Lilacine Amazon’s future looking up, thanks to conservation commitment by Ecuadorian community

Roosting sites for the Endangered Lilacine Amazon are being protected in a new reserve. Photo by Michael Moens, Fundación Jocotoco

(Washington, D.C., November 21, 2019) In a bid to prevent the extinction of the Lilacine Amazon – a colorful parrot found only in western Ecuador – Fundación Jocotoco has established a new protected reserve, with support from American Bird Conservancy (ABC) and Rainforest Trust. The Las Balsas Communal Reserve also protects habitat for the Great Green Macaw. Each of these species numbers fewer than 2,500 and is listed as Endangered on the IUCN Red List.

The Lilacine Amazon was recently recognized as a species, differentiated from the more-widespread Red-lored Amazon by a less-striking head pattern and a dark (not two-toned) bill.

Protection of Lilacine Amazon roosting sites is of primary importance, since these birds congregate at communal roosts at night and fan out during the day to forage in the surrounding countryside. This behavior led to identification of the 209 acres that will be protected in the new reserve. As of November 20, 32 acres are officially protected, with the rest soon to follow.

“These 209 acres are crucial to protect the largest population of this endangered parrot,” says Dr. Martin Schaefer, CEO of Fundación Jocotoco. “We believe that more than a quarter of the Lilacine Amazon’s total population roosts in the new reserve, in close proximity to the Las Balsas community,” adds Dr. Michael Moens, Conservation Director of Fundación Jocotoco. “We’re grateful to the community for granting us a 99-year lease agreement on this land.”

The lease agreement with Las Balsas will ensure that the carob trees used by 500 to 1,000 roosting birds will be protected from charcoal production and agricultural clearing, two pervasive threats faced by western Ecuador’s lowland dry forest.

This reserve is a great first step,” said Wendy Willis, Deputy Director of International Programs for ABC. “But we need to do more if we’re going to save the Lilacine Amazon. People in these communities need real economic opportunities as an incentive to conserve their land.”

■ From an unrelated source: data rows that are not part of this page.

void chunking(int N, int C, int HW, int* CH, int* chunk) {
    int ch = std::max(1, 2048 / std::max(1, N * C));
    ch = std::min(ch, std::max(1, HW / 2048));
    *chunk = (HW + ch - 1) / ch;
    *CH = (HW + *chunk - 1) / *chunk;
}

}

extern "C" long jp_bn_ws_doubles(int N, int C, int HW) {
    int CH, chunk;
    chunking(N, C, HW, &CH, &chunk);
    return 2L * C * N * CH;
}

extern "C" int jp_bn_train_fwd(const float* x, const float* gamma, const float* beta, const float* residual,
                               float* y, float* running_mean, float* running_var, float* save_mean,
                               float* save_invstd, double* ws, int N, int C, int HW, float momentum, float eps,
                               int relu, int n_updates, float* amax_y, const float* conv_stats, int conv_parts, void* stream) {
    JP_CHECK_ARG(x && gamma && beta && y && save_mean && save_invstd && ws, "bn_train_fwd: null pointer");
    JP_CHECK_ARG(N > 0 && C > 0 && HW > 0, "bn_train_fwd: bad dims");
    hipStream_t st = (hipStream_t)stream;
    int CH, chunk;
    chunking(N, C, HW, &CH, &chunk);
    int S = N * CH;
    if (conv_stats && conv_parts > 0) {
        hipLaunchKernelGGL(bn_stats_fold_kernel, dim3(C), dim3(TPB), 0, st, conv_stats, ws, conv_parts, 0, conv_parts);
        S = 1;
    } else {
        hipLaunchKernelGGL(bn_stats_kernel, dim3(C, N * CH), dim3(TPB), 0, st, x, ws, C, HW, CH, chunk);
    }
    const int gx = std::min(jp_cdiv(HW, 4 * TPB), 64);
    hipLaunchKernelGGL(bn_apply_kernel, dim3(gx, N * C), dim3(TPB), 0, st, x, ws, save_mean, save_invstd, running_mean,
                       running_var, gamma, beta, residual, y, C, HW, relu, (double)N * HW, momentum, eps, n_updates, S,
                       reinterpret_cast<unsigned*>(amax_y));
    JP_LAUNCH_CHECK();
}

extern "C" int jp_bn_train_bwd(const float* dy, const float* x, const float* y, const float* gamma, const float* beta,
                               const float* save_mean, const float* save_invstd, float* dx, float* dres,
                               float* dgamma, float* dbeta, double* ws, int N, int C, int HW, int relu,
                               int acc_param_grads, float* amax_dx, void* stream) {
    JP_CHECK_ARG(dy && x && gamma && beta && save_mean && save_invstd && dx && dgamma && dbeta && ws, "bn_train_bwd: null pointer");
    hipStream_t st = (hipStream_t)stream;
    int CH, chunk;
    chunking(N, C, HW, &CH, &chunk);
    hipLaunchKernelGGL(bn_bwd_reduce_kernel, dim3(C, N * CH), dim3(TPB), 0, st, dy, x, y, save_mean, save_invstd, gamma,
                       beta, ws, C, HW, CH, chunk, relu);
    const int gx = std::min(jp_cdiv(HW, 4 * TPB), 64);
    hipLaunchKernelGGL(bn_bwd_apply_kernel, dim3(gx, N * C), dim3(TPB), 0, st, dy, x, y, save_mean, save_invstd, gamma,
                       beta, ws, dx, dres, dgamma, dbeta, C, HW, (double)N * HW, relu, acc_param_grads, N * CH,
                       reinterpret_cast<unsigned*>(amax_dx));
    JP_LAUNCH_CHECK();
}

To address these needs, Fundación Jocotoco is exploring sustainable ways to create more products from the community’s carob trees and to address the most serious environmental issues. The partners are also addressing another threat to the species: trafficking for the pet trade.

Coastal Ecuadorian residents frequently capture the Lilacine Amazon to keep as a pet,” says ABC’s Willis. “It broke my heart to see one in captivity during a recent work trip to Ecuador.”

The last seven wild Great Green Macaws of the critically endangered subspecies guayaquilensis also live in Las Balsas. These birds were recently joined by six captive-bred individuals that Fundación Jocotoco released. The newly created reserve will also help to prevent the imminent extinction of this isolated population.

Protecting roosting habitat for the Lilacine Amazon is helping to give this striking bird species a new future,” said Mark Gruin, Rainforest Trust’s Acting CEO. “The combination of land protection and community outreach will ensure this project’s continued success.”

The Las Balsas Communal Reserve is the 14th established in Ecuador by Fundación Jocotoco. It protects countless threatened species, such as the Critically Endangered Ecuadorian White-fronted Capuchin monkey and many bird species endemic to the region.

Work to conserve this area and species is supported by American Bird Conservancy, Fundación Jocotoco, Tropical Forest Forever Fund at Gulf Coast Bird Observatory, David and Patricia Davidson, Ted Reissing, and an anonymous donor.